Given records below:

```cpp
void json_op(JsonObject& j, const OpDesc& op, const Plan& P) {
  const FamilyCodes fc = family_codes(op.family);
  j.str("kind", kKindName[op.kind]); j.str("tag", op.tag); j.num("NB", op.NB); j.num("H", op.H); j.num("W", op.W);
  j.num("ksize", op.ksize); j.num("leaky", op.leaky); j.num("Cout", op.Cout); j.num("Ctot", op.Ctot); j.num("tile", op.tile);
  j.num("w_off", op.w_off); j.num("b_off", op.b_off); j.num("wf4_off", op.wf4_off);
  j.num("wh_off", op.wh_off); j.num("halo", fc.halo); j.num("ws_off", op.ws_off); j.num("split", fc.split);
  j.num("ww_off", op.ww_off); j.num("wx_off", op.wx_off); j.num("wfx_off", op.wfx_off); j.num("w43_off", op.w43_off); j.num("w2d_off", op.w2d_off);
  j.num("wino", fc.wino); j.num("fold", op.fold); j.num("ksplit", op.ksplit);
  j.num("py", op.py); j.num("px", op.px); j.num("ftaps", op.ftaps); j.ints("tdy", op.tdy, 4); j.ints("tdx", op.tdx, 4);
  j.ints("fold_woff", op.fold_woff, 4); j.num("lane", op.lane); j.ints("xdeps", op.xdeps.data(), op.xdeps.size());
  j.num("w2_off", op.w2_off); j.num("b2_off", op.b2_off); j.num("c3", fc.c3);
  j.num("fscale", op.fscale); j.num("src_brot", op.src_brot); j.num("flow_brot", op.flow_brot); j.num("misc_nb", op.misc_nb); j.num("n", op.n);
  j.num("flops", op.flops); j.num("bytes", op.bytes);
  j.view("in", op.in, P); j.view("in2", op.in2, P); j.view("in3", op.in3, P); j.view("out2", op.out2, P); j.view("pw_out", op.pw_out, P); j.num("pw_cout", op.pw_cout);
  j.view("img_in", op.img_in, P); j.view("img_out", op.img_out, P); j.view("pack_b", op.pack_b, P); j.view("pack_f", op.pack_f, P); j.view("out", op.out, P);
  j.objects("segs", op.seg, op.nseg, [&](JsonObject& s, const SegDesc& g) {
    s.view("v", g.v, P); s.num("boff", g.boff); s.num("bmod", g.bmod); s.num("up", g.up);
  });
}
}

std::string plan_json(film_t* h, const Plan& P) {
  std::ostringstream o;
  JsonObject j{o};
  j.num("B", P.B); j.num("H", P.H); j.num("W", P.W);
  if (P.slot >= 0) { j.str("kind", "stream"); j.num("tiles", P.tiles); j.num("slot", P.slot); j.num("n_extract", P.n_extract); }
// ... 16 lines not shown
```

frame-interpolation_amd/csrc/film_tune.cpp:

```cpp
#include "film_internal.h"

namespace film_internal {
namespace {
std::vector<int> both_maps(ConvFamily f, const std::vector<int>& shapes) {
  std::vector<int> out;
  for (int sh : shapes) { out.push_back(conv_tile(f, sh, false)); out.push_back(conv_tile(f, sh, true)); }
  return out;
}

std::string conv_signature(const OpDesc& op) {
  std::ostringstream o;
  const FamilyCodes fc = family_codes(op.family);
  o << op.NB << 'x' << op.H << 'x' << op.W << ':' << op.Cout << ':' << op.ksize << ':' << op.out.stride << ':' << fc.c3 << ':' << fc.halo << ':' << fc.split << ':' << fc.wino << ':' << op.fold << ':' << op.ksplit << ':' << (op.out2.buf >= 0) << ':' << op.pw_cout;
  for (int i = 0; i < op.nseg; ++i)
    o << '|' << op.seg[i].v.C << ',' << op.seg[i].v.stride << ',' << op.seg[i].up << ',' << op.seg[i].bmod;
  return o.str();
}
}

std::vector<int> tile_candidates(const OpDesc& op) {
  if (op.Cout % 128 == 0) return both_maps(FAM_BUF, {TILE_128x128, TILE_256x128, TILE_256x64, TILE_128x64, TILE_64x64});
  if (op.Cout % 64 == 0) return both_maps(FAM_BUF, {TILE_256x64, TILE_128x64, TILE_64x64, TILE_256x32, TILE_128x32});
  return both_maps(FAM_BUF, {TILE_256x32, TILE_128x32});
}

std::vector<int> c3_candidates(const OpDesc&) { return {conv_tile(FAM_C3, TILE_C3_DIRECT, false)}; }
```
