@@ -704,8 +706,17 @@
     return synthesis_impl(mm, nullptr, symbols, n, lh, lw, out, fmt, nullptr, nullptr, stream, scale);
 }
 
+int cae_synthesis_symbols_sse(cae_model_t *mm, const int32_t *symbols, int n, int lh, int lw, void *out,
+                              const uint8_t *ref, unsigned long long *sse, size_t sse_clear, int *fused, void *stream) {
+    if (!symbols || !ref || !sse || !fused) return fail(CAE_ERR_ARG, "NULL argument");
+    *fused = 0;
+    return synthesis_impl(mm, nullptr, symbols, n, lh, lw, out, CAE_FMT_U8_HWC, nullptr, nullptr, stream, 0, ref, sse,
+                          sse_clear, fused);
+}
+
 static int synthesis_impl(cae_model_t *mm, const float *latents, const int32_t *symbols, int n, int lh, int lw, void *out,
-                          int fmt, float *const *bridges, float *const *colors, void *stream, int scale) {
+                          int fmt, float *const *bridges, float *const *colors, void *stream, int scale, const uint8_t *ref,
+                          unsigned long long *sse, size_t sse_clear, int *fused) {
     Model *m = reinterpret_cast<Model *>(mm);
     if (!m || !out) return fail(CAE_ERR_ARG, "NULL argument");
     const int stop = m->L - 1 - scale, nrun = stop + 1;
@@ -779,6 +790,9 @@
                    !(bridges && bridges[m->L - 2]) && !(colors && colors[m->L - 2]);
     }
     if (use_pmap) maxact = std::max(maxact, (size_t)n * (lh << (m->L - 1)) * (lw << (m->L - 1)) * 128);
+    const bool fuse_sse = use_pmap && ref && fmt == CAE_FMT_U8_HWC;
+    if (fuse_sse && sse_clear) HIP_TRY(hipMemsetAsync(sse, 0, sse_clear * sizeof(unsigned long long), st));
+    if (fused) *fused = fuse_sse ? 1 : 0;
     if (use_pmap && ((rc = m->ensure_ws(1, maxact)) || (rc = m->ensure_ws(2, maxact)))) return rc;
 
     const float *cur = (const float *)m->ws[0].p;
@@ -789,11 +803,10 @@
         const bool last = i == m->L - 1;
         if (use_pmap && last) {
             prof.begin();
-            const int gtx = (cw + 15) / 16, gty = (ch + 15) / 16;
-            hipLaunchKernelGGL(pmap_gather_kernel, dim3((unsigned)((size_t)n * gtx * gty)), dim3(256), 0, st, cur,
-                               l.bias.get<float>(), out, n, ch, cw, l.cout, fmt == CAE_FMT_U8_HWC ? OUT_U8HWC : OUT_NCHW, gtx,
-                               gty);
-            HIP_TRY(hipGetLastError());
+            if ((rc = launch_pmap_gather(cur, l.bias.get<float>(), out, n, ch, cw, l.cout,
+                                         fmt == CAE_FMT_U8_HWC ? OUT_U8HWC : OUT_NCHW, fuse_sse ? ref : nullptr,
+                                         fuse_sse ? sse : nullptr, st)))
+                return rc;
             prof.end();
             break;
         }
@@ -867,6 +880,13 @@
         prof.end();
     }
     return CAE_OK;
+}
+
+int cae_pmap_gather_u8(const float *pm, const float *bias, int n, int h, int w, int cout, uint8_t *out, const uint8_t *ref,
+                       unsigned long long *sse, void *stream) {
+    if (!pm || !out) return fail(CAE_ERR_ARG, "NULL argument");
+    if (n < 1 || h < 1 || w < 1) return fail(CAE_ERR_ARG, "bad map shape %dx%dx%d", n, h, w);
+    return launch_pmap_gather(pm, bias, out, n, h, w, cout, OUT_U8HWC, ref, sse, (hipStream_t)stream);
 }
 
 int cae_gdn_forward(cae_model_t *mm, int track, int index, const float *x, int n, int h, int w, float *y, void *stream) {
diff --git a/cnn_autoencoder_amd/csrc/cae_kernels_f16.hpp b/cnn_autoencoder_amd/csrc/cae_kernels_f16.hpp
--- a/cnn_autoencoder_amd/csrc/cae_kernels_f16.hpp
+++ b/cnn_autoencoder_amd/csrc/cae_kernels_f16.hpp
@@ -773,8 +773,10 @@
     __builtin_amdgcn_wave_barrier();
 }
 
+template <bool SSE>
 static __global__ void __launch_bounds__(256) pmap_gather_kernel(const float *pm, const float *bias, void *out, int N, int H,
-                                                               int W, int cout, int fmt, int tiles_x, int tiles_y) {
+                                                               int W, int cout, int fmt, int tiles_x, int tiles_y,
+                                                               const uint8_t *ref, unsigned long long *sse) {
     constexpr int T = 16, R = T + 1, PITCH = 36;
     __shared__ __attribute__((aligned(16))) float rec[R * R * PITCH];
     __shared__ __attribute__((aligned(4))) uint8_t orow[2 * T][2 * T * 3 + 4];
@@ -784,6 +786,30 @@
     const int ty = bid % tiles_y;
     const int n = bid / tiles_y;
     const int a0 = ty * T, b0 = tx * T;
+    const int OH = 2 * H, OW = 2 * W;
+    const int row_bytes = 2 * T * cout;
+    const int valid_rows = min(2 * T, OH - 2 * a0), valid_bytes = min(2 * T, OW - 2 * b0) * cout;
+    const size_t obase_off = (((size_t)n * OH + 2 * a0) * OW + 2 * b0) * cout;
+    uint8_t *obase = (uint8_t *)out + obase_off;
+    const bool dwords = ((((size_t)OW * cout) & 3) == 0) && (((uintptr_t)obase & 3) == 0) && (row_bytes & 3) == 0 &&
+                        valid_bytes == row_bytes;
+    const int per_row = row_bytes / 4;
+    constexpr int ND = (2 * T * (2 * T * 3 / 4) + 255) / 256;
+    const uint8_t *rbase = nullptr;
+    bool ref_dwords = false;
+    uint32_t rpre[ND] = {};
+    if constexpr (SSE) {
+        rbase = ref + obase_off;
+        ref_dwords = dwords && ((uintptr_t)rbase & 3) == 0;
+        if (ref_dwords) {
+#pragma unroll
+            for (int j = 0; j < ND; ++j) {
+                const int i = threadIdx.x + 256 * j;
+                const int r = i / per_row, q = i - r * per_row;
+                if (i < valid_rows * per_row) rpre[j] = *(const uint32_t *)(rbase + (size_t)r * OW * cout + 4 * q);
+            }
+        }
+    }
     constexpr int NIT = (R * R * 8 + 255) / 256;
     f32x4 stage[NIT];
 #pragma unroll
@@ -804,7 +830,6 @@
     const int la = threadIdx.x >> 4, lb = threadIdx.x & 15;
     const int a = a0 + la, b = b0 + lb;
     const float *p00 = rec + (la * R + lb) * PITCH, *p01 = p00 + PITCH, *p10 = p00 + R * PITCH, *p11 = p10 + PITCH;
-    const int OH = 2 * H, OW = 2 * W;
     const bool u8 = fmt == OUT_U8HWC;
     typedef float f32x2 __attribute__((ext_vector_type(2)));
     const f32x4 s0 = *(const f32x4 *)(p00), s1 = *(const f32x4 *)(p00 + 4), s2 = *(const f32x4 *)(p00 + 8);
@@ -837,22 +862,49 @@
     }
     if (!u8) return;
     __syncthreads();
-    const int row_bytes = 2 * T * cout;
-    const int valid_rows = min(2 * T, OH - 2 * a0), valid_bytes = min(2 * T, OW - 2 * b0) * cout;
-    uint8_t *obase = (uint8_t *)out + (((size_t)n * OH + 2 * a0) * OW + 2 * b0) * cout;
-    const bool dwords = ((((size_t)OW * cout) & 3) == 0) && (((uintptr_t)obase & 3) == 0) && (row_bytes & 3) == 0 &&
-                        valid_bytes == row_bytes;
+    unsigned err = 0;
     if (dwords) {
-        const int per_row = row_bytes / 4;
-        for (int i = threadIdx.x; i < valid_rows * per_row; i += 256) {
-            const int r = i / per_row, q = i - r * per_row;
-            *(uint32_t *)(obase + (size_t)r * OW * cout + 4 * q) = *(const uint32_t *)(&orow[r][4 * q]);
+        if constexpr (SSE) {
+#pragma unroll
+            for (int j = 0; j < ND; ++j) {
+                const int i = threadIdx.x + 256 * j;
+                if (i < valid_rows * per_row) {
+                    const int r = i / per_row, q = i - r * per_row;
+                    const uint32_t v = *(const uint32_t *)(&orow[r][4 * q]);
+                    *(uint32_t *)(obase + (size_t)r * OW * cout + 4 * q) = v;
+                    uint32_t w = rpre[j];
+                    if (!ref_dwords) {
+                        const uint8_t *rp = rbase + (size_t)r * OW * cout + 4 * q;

End of Given records.

### Problem to work on
After locating the line with "< 1) return" above, return that line and every later line through the one with "--- a/cnn_autoencoder_amd/csrc/cae_kernels_f16.hpp", word for word and with nothing else.

### Response below
+    if (n < 1 || h < 1 || w < 1) return fail(CAE_ERR_ARG, "bad map shape %dx%dx%d", n, h, w);
+    return launch_pmap_gather(pm, bias, out, n, h, w, cout, OUT_U8HWC, ref, sse, (hipStream_t)stream);
 }
 
 int cae_gdn_forward(cae_model_t *mm, int track, int index, const float *x, int n, int h, int w, float *y, void *stream) {
diff --git a/cnn_autoencoder_amd/csrc/cae_kernels_f16.hpp b/cnn_autoencoder_amd/csrc/cae_kernels_f16.hpp
--- a/cnn_autoencoder_amd/csrc/cae_kernels_f16.hpp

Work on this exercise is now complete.